Windows SmartScreen helps you identify potential malicious websites, and helps you to make informed decisions about downloads. It helps to protect you in three ways:
What does SmartScreen look like?
In the case of a blocked site, SmartScreen appears as a red page in Microsoft Edge.
In the case of a blocked download, the progress bar will become red and warn you about the unsafe download.
What can I do if SmartScreen warns me about a site I visit, but I believe that site is safe?
From the warning page, you can choose to report the site as safe. To do so, select More Information, and then Report that this site does not contain threats. From there, follow the instructions.
For most sites, you will also be able to disregard the warning by clicking Disregard and continue (not recommended).
Please note: clicking this option may expose your computer and personal data to malware and other threats.
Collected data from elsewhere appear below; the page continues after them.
template <int K, int TH>
__global__ __launch_bounds__(256, TH == 8 ? 3 : 2) void dwconv_mfma_kernel(const bf16_t* __restrict__ x, const bf16_t* __restrict__ ttab,
                                                              const float* __restrict__ bias, bf16_t* __restrict__ y,
                                                              int H, int W, int C, int gelu, int tiles_x, int tiles_y,
                                                              int nslices) {
  constexpr int TW = 32, NP = TH / 8, PAD = K / 2, IH = TH + K - 1, IW = TW + K - 1;
  constexpr int NQ = (IW + 3) / 4, NM = (K + 3 + 3) / 4;
  constexpr int RS = NQ * 256 + 64;
  constexpr int T_BYTES = 2 * K * NM * 512, X_BYTES = IH * RS;
  __shared__ __attribute__((aligned(16))) char smem[X_BYTES];
  char* sX = smem;

  const int tid = threadIdx.x, lane = tid & 63, wid = tid >> 6;
#ifdef DW_NO_XCD
  int bid = blockIdx.x;
#else
  int bid = xcd_remap(blockIdx.x, gridDim.x);
#endif
  const int slice = bid % nslices; bid /= nslices;
  const int tx = bid % tiles_x; bid /= tiles_x;
  const int tyb = bid % tiles_y;
  const long b = bid / tiles_y;
  const int c0 = slice * 32;
  const int gg = wid & 1, rg = wid >> 1;
  const int bch = lane >> 2, jr = lane & 3;

  s16x4 afr[K][NM];
  {
    const char* tsrc = reinterpret_cast<const char*>(ttab) + (size_t)slice * T_BYTES + (size_t)gg * K * NM * 512 + lane * 8;
#pragma unroll
    for (int ky = 0; ky < K; ++ky)
#pragma unroll
      for (int m = 0; m < NM; ++m) afr[ky][m] = __builtin_bit_cast(s16x4, *reinterpret_cast<const uint2*>(tsrc + (ky * NM + m) * 512));
  }
  constexpr int NTASK = IH * NQ * 4, TPT = (NTASK + 255) / 256;
  uint4 px[TPT][4];
#pragma unroll
  for (int tt = 0; tt < TPT; ++tt) {
    const int task = tid + 256 * tt;
    const int cg = task & 3, quad = (task >> 2) % NQ, row = (task >> 2) / NQ;
    const int iy = tyb * TH - PAD + row, ix0 = tx * TW - PAD + quad * 4;
#pragma unroll
    for (int j = 0; j < 4; ++j) {
      const int ix = ix0 + j;
      px[tt][j] = (task < NTASK && iy >= 0 && iy < H && ix >= 0 && ix < W && quad * 4 + j < IW)
                      ? *reinterpret_cast<const uint4*>(x + (((size_t)b * H + iy) * W + ix) * C + c0 + cg * 8)
                      : make_uint4(0, 0, 0, 0);
    }
  }
#pragma unroll
  for (int tt = 0; tt < TPT; ++tt) {
    const int task = tid + 256 * tt;
    if (task < NTASK) {
      const int cg = task & 3, quad = (task >> 2) % NQ, row = (task >> 2) / NQ;
      const uint32_t d[4][4] = {{px[tt][0].x, px[tt][0].y, px[tt][0].z, px[tt][0].w}, {px[tt][1].x, px[tt][1].y, px[tt][1].z, px[tt][1].w},
                                {px[tt][2].x, px[tt][2].y, px[tt][2].z, px[tt][2].w}, {px[tt][3].x, px[tt][3].y, px[tt][3].z, px[tt][3].w}};
      const uint32_t dst = (uint32_t)(row * RS + quad * 256 + cg * 64) | (uint32_t)((((quad & 3) << 1) | (cg >> 1)) << 3);
#pragma unroll
      for (int dd = 0; dd < 4; ++dd) {
        uint2 ev, od;
        ev.x = __builtin_amdgcn_perm(d[1][dd], d[0][dd], 0x05040100u);
        ev.y = __builtin_amdgcn_perm(d[3][dd], d[2][dd], 0x05040100u);
        od.x = __builtin_amdgcn_perm(d[1][dd], d[0][dd], 0x07060302u);
        od.y = __builtin_amdgcn_perm(d[3][dd], d[2][dd], 0x07060302u);
        *reinterpret_cast<uint2*>(sX + (dst ^ (uint32_t)((2 * dd) * 8))) = ev;
        *reinterpret_cast<uint2*>(sX + (dst ^ (uint32_t)((2 * dd + 1) * 8))) = od;
      }
    }
  }
  __syncthreads();

  const char* lrow[4];
#pragma unroll
  for (int v = 0; v < 4; ++v) lrow[v] = sX + (rg * 4 * NP + jr) * RS + (((gg * 16 + bch) ^ ((v << 1) | gg)) << 3);
  f32x4 acc[NP][8];
#pragma unroll
  for (int pp = 0; pp < NP; ++pp)
#pragma unroll
    for (int q = 0; q < 8; ++q) acc[pp][q] = f32x4{0.f, 0.f, 0.f, 0.f};
#pragma unroll
  for (int pp = 0; pp < NP; ++pp)
#pragma unroll
    for (int ky = 0; ky < K; ++ky) {
      s16x4 xq[NQ];
#pragma unroll
      for (int t = 0; t < NQ; ++t)
        xq[t] = __builtin_bit_cast(s16x4, *reinterpret_cast<const uint2*>(lrow[t & 3] + (pp * 4 + ky) * RS + t * 256));
#pragma unroll
      for (int q = 0; q < 8; ++q)
#pragma unroll
        for (int m = 0; m < NM; ++m)
#ifdef DW_ABL_MFMA
          if (q + m < NQ && m == 0) acc[pp][q] = __builtin_amdgcn_mfma_f32_4x4x4bf16_1k(afr[ky][m], xq[q + m], acc[pp][q], 0, 0, 0);
#else
          if (q + m < NQ) acc[pp][q] = __builtin_amdgcn_mfma_f32_4x4x4bf16_1k(afr[ky][m], xq[q + m], acc[pp][q], 0, 0, 0);
#endif
    }
  __syncthreads();

  {
    const float bv = bias[c0 + gg * 16 + bch];
#pragma unroll
    for (int pp = 0; pp < NP; ++pp)
#pragma unroll
      for (int q = 0; q < 8; ++q) {
        float v[4];
#pragma unroll
        for (int i = 0; i < 4; ++i) {
          v[i] = acc[pp][q][i] + bv;
          if (gelu) v[i] = gelu_f(v[i]);
        }
        uint2 u;
        u.x = pack_bf2(v[0], v[1]);
        u.y = pack_bf2(v[2], v[3]);
        *reinterpret_cast<uint2*>(const_cast<char*>(lrow[q & 3]) + pp * 4 * RS + q * 256) = u;
      }
  }
  __syncthreads();
#pragma unroll
  for (int ot = 0; ot < NP; ++ot) {
    const int task = tid + 256 * ot;
    const int cg = task & 3, quad = (task >> 2) & 7, row = task >> 5;
    const uint32_t src = (uint32_t)(row * RS + quad * 256 + cg * 64) | (uint32_t)((((quad & 3) << 1) | (cg >> 1)) << 3);
    uint2 r[8];
#pragma unroll
    for (int e = 0; e < 8; ++e) r[e] = *reinterpret_cast<const uint2*>(sX + (src ^ (uint32_t)(e * 8)));
    const int oy = tyb * TH + row, ox0 = tx * TW + quad * 4;
    if (oy < H) {
      bf16_t* yp = y + (((size_t)b * H + oy) * W + ox0) * C + c0 + cg * 8;
#pragma unroll
      for (int j = 0; j < 4; ++j) {
        if (ox0 + j < W) {
          uint4 o;
          const uint32_t sel = (j & 1) ? 0x07060302u : 0x05040100u;
#define FV_PX(A, B) __builtin_amdgcn_perm((j & 2) ? r[B].y : r[B].x, (j & 2) ? r[A].y : r[A].x, sel)
          o.x = FV_PX(0, 1); o.y = FV_PX(2, 3); o.z = FV_PX(4, 5); o.w = FV_PX(6, 7);
#undef FV_PX
          *reinterpret_cast<uint4*>(yp + (size_t)j * C) = o;
        }
      }
    }
  }
}

__global__ __launch_bounds__(256, 2) void dwconv_s2_mfma_kernel(const bf16_t* __restrict__ x, const bf16_t* __restrict__ ttab,
                                                                 const float* __restrict__ bias, bf16_t* __restrict__ y, int H,
                                                                 int W, int C, int Ho, int Wo, int gelu, int tiles_x, int tiles_y,
                                                                 int nslices, int nimg) {
  constexpr int K = 7, TH = 8, TW = 16, PAD = 3, IH = 2 * TH + K - 2, IW = 2 * TW + K - 2;
  constexpr int NQ = (IW + 3) / 4, NM = 4;
  constexpr int RS = NQ * 256 + 64;
  constexpr int X_BYTES = IH * RS;
  constexpr int OC = 512 + 16;
  static_assert(TH * 4 * OC <= X_BYTES, "the output tile reuses the halo tile's LDS");
  __shared__ __attribute__((aligned(16))) char smem[X_BYTES];
  char* sX = smem;
  const int tid = threadIdx.x, lane = tid & 63, wid = tid >> 6;
  const int xcd = blockIdx.x & 7, lb = blockIdx.x >> 3;
  const int slice = lb % nslices, chain = lb / nslices, chains = (int)(gridDim.x >> 3) / nslices;
  const int ntiles = nimg * tiles_x * tiles_y;
  const int tpx = (ntiles + 7) >> 3, t_end = min((xcd + 1) * tpx, ntiles), per_slice = chains;
  const int c0 = slice * 32;
  const int gg = wid & 1, eo = wid >> 1;
  const int bch = lane >> 2, jr = lane & 3;

  s16x4 afr[K][NM];
  {
    const char* tsrc = reinterpret_cast<const char*>(ttab) + (size_t)(slice * 2 + gg) * (2 * K * NM * 512) + (size_t)eo * (K * NM * 512) + lane * 8;
#pragma unroll
    for (int ky = 0; ky < K; ++ky)
#pragma unroll
      for (int m = 0; m < NM; ++m) afr[ky][m] = __builtin_bit_cast(s16x4, *reinterpret_cast<const uint2*>(tsrc + (ky * NM + m) * 512));
  }
  constexpr int NTASK = IH * NQ * 4, TPT = (NTASK + 255) / 256;
  uint4 px[TPT][4];
  int trow[TPT], tcol[TPT], toff[TPT];
  uint32_t tdst[TPT];
#pragma unroll
  for (int tt = 0; tt < TPT; ++tt) {
    const int task = min(tid + 256 * tt, NTASK - 1);
    const int cg = task & 3, quad = (task >> 2) % NQ, row = (task >> 2) / NQ;
    trow[tt] = row;
    tcol[tt] = quad * 4;
    toff[tt] = (row * W + quad * 4) * C + cg * 8;
    tdst[tt] = (uint32_t)(row * RS + quad * 256 + cg * 64) | (uint32_t)((((quad & 3) << 1) | (cg >> 1)) << 3);
  }
  auto fetch = [&](int tx, int tyb, int b) {
    const int iy0 = 2 * tyb * TH - PAD, ix0 = 2 * tx * TW - PAD;
    const bf16_t* org = x + ((long)b * H * W + (long)iy0 * W + ix0) * C + c0;
#pragma unroll
    for (int tt = 0; tt < TPT; ++tt) {
      const bool rok = (unsigned)(iy0 + trow[tt]) < (unsigned)H;
#pragma unroll
      for (int j = 0; j < 4; ++j)
        px[tt][j] = (rok && (unsigned)(ix0 + tcol[tt] + j) < (unsigned)W) ? *reinterpret_cast<const uint4*>(org + toff[tt] + j * C)
                                                                         : make_uint4(0, 0, 0, 0);
    }
  };
  auto decode = [&](int tile, int& tx, int& tyb, int& b) {
    const unsigned t = (unsigned)tile, r = t / (unsigned)tiles_x;
    tx = (int)(t - r * (unsigned)tiles_x);
    b = (int)(r / (unsigned)tiles_y);
    tyb = (int)(r - (unsigned)b * (unsigned)tiles_y);
  };
  int tile = xcd * tpx + chain, tx = 0, tyb = 0, b = 0, txn = 0, tybn = 0, bn = 0;
  if (tile < t_end) { decode(tile, tx, tyb, b); fetch(tx, tyb, b); }
  for (; tile < t_end; tile += per_slice) {
#pragma unroll
  for (int tt = 0; tt < TPT; ++tt) {
    if (tid + 256 * tt < NTASK) {
      const uint32_t d[4][4] = {{px[tt][0].x, px[tt][0].y, px[tt][0].z, px[tt][0].w}, {px[tt][1].x, px[tt][1].y, px[tt][1].z, px[tt][1].w},
                                {px[tt][2].x, px[tt][2].y, px[tt][2].z, px[tt][2].w}, {px[tt][3].x, px[tt][3].y, px[tt][3].z, px[tt][3].w}};
      const uint32_t dst = tdst[tt];
#pragma unroll
      for (int dd = 0; dd < 4; ++dd) {
        uint2 ev, od;
        ev.x = __builtin_amdgcn_perm(d[1][dd], d[0][dd], 0x05040100u);
        ev.y = __builtin_amdgcn_perm(d[3][dd], d[2][dd], 0x05040100u);
        od.x = __builtin_amdgcn_perm(d[1][dd], d[0][dd], 0x07060302u);
        od.y = __builtin_amdgcn_perm(d[3][dd], d[2][dd], 0x07060302u);
        *reinterpret_cast<uint2*>(sX + (dst ^ (uint32_t)((2 * dd) * 8))) = ev;
        *reinterpret_cast<uint2*>(sX + (dst ^ (uint32_t)((2 * dd + 1) * 8))) = od;
      }
    }
  }
  __syncthreads();
  if (tile + per_slice < t_end) { decode(tile + per_slice, txn, tybn, bn); fetch(txn, tybn, bn); }

  const char* lrow[4];
#pragma unroll
  for (int v = 0; v < 4; ++v) lrow[v] = sX + (2 * jr) * RS + (((gg * 16 + bch) ^ ((v << 1) | gg)) << 3);
  f32x4 acc[2][4];
#pragma unroll
  for (int rg = 0; rg < 2; ++rg)
#pragma unroll
    for (int q = 0; q < 4; ++q) acc[rg][q] = f32x4{0.f, 0.f, 0.f, 0.f};
#pragma unroll
  for (int ky = 0; ky < K; ++ky)
#pragma unroll
    for (int rg = 0; rg < 2; ++rg) {
      s16x4 xq[NQ];
#pragma unroll
      for (int t = 0; t < NQ; ++t) xq[t] = __builtin_bit_cast(s16x4, *reinterpret_cast<const uint2*>(lrow[t & 3] + (rg * 8 + ky) * RS + t * 256));
#pragma unroll
      for (int m = 0; m < NM; ++m)
#pragma unroll
        for (int q = 0; q < 4; ++q) acc[rg][q] = __builtin_amdgcn_mfma_f32_4x4x4bf16_1k(afr[ky][m], xq[2 * q + m], acc[rg][q], 0, 0, 0);
    }
  __syncthreads();

  {
    const int co = 2 * (gg * 16 + bch) + eo, sig = (jr >> 1) & 1;
    const float bv = bias[2 * c0 + co];
#pragma unroll
    for (int rg = 0; rg < 2; ++rg)
#pragma unroll
      for (int q = 0; q < 4; ++q) {
        f32x2 g[2] = {{acc[rg][q][0] + bv, acc[rg][q][1] + bv}, {acc[rg][q][2] + bv, acc[rg][q][3] + bv}};
        if (gelu) gelu2_n<2>(g);
        uint2 u;
        u.x = pack_bf2(g[0].x, g[0].y);
        u.y = pack_bf2(g[1].x, g[1].y);
        *reinterpret_cast<uint2*>(sX + ((rg * 4 + jr) * 4 + q) * OC + ((co ^ sig) << 3)) = u;
      }
  }
  __syncthreads();
  {
    const int cg = tid & 7, quad = (tid >> 3) & 3, row = tid >> 5;
    const int sig = (row >> 1) & 1;
    uint2 r[8];
#pragma unroll
    for (int e = 0; e < 8; ++e) r[e] = *reinterpret_cast<const uint2*>(sX + (row * 4 + quad) * OC + (((cg * 8 + e) ^ sig) << 3));
    const int oy = tyb * TH + row, ox0 = tx * TW + quad * 4;
    if (oy < Ho) {
      bf16_t* yp = y + (((size_t)b * Ho + oy) * Wo + ox0) * (2 * C) + 2 * c0 + cg * 8;
#pragma unroll
      for (int j = 0; j < 4; ++j) {
        if (ox0 + j < Wo) {
          uint4 o;
          const uint32_t sel = (j & 1) ? 0x07060302u : 0x05040100u;
#define FV_PX(A, B) __builtin_amdgcn_perm((j & 2) ? r[B].y : r[B].x, (j & 2) ? r[A].y : r[A].x, sel)
          o.x = FV_PX(0, 1); o.y = FV_PX(2, 3); o.z = FV_PX(4, 5); o.w = FV_PX(6, 7);
#undef FV_PX
          *reinterpret_cast<uint4*>(yp + (size_t)j * (2 * C)) = o;
        }
      }
    }
  }
  __syncthreads();
  tx = txn; tyb = tybn; b = bn;
  }
}

#ifndef DW_MARCH_OCC
#define DW_MARCH_OCC 2
#endif
typedef __attribute__((ext_vector_type(4))) _Float16 f16x4_t;
template <int K, bool GRAD = false>
// ... 554 lines not shown
    }
  }
  const float rstd = rsqrtf(wave_sum(q) / (float)C + eps);
#pragma unroll
  for (int i = 0; i < 4; ++i) {
    const int ch = lane + 64 * i;
    if (ch < nch) {
      float o[8];
#pragma unroll
      for (int e = 0; e < 8; ++e) o[e] = (v[i][e] - mean) * rstd * w[ch * 8 + e] + bb[ch * 8 + e];
      *reinterpret_cast<uint4*>(y + row * C + ch * 8) = pack8(o);
    }
  }
}

__global__ __launch_bounds__(256) void se_pool_kernel(const bf16_t* __restrict__ x, float* __restrict__ pooled, int P,
                                                       int C) {
  __shared__ float part[16][16][8];
  const int cgl = threadIdx.x & 15, pr = threadIdx.x >> 4;
  const int ch = blockIdx.x * 16 + cgl, b = blockIdx.y;
  float a[8] = {0, 0, 0, 0, 0, 0, 0, 0};
  if (ch < (C >> 3)) {
    for (int p = pr; p < P; p += 16) {
      float v[8];
      unpack8(*reinterpret_cast<const uint4*>(x + ((size_t)b * P + p) * C + ch * 8), v);
#pragma unroll
      for (int e = 0; e < 8; ++e) a[e] += v[e];
    }
  }
#pragma unroll
  for (int e = 0; e < 8; ++e) part[pr][cgl][e] = a[e];
  __syncthreads();
  if (threadIdx.x < 128) {
    const int c = threadIdx.x >> 3, e = threadIdx.x & 7, chn = blockIdx.x * 16 + c;
    if (chn < (C >> 3)) {
      float t = 0.f;
#pragma unroll
      for (int q = 0; q < 16; ++q) t += part[q][c][e];
      pooled[(size_t)b * C + chn * 8 + e] = t / (float)P;
    }
  }
}

__global__ __launch_bounds__(256) void se_fc_kernel(const float* __restrict__ x, const float* __restrict__ W,
                                                     const float* __restrict__ bias, float* __restrict__ y, int N,
                                                     int K, int act) {
  const int lane = threadIdx.x & 63;
  const int n = blockIdx.x * 4 + (threadIdx.x >> 6), b = blockIdx.y;
  if (n >= N) return;
  float s = 0.f;
  for (int k = lane; k < K; k += 64) s += x[(size_t)b * K + k] * W[(size_t)n * K + k];
  s = wave_sum(s) + bias[n];
  if (lane == 0) y[(size_t)b * N + n] = act == 0 ? fmaxf(s, 0.f) : sigmoid_f(s);
}

__global__ __launch_bounds__(256) void se_apply_gelu_kernel(const bf16_t* __restrict__ x, const float* __restrict__ sc,
                                                             bf16_t* __restrict__ y, int P, int C, long total_chunks) {
  const long i = (long)blockIdx.x * 256 + threadIdx.x;
  if (i >= total_chunks) return;
  const int nch = C >> 3;
  const int ch = (int)(i % nch);
  const long b = i / ((long)nch * P);
  float v[8];
  unpack8(*reinterpret_cast<const uint4*>(x + i * 8), v);
  const float* s = sc + b * C + ch * 8;
#pragma unroll
  for (int e = 0; e < 8; ++e) v[e] = gelu_f(v[e] * s[e]);
  *reinterpret_cast<uint4*>(y + i * 8) = pack8(v);
}

}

If you are unsure if you should continue, please contact the IT Service Desk or Cybersecurity.
If you visit a site that you think may be unsafe but has not been caught by SmartScreen, you can report it by clicking the Tools button, then Safety,
"SmartScreen can't be reached right now"
Ocassionally when downloading a file, you may get a SmartScreen warning message that reads:
SmartScreen can't be reached right now
In this case, open the folder with the file you downloaded (usually "Downloads"). Right-click this file > choose Properties. In the properties window, at the bottom of the General tab, check the box that says 'Unblock', then 'OK'.
You can now run the downloaded file.
Is SmartScreen a pop-up blocker?
No. SmartScreen checks the sites you visit and the files you download for known security threats. Pop-up blockers only block pop-ups, which are usually non-malicious advertisements.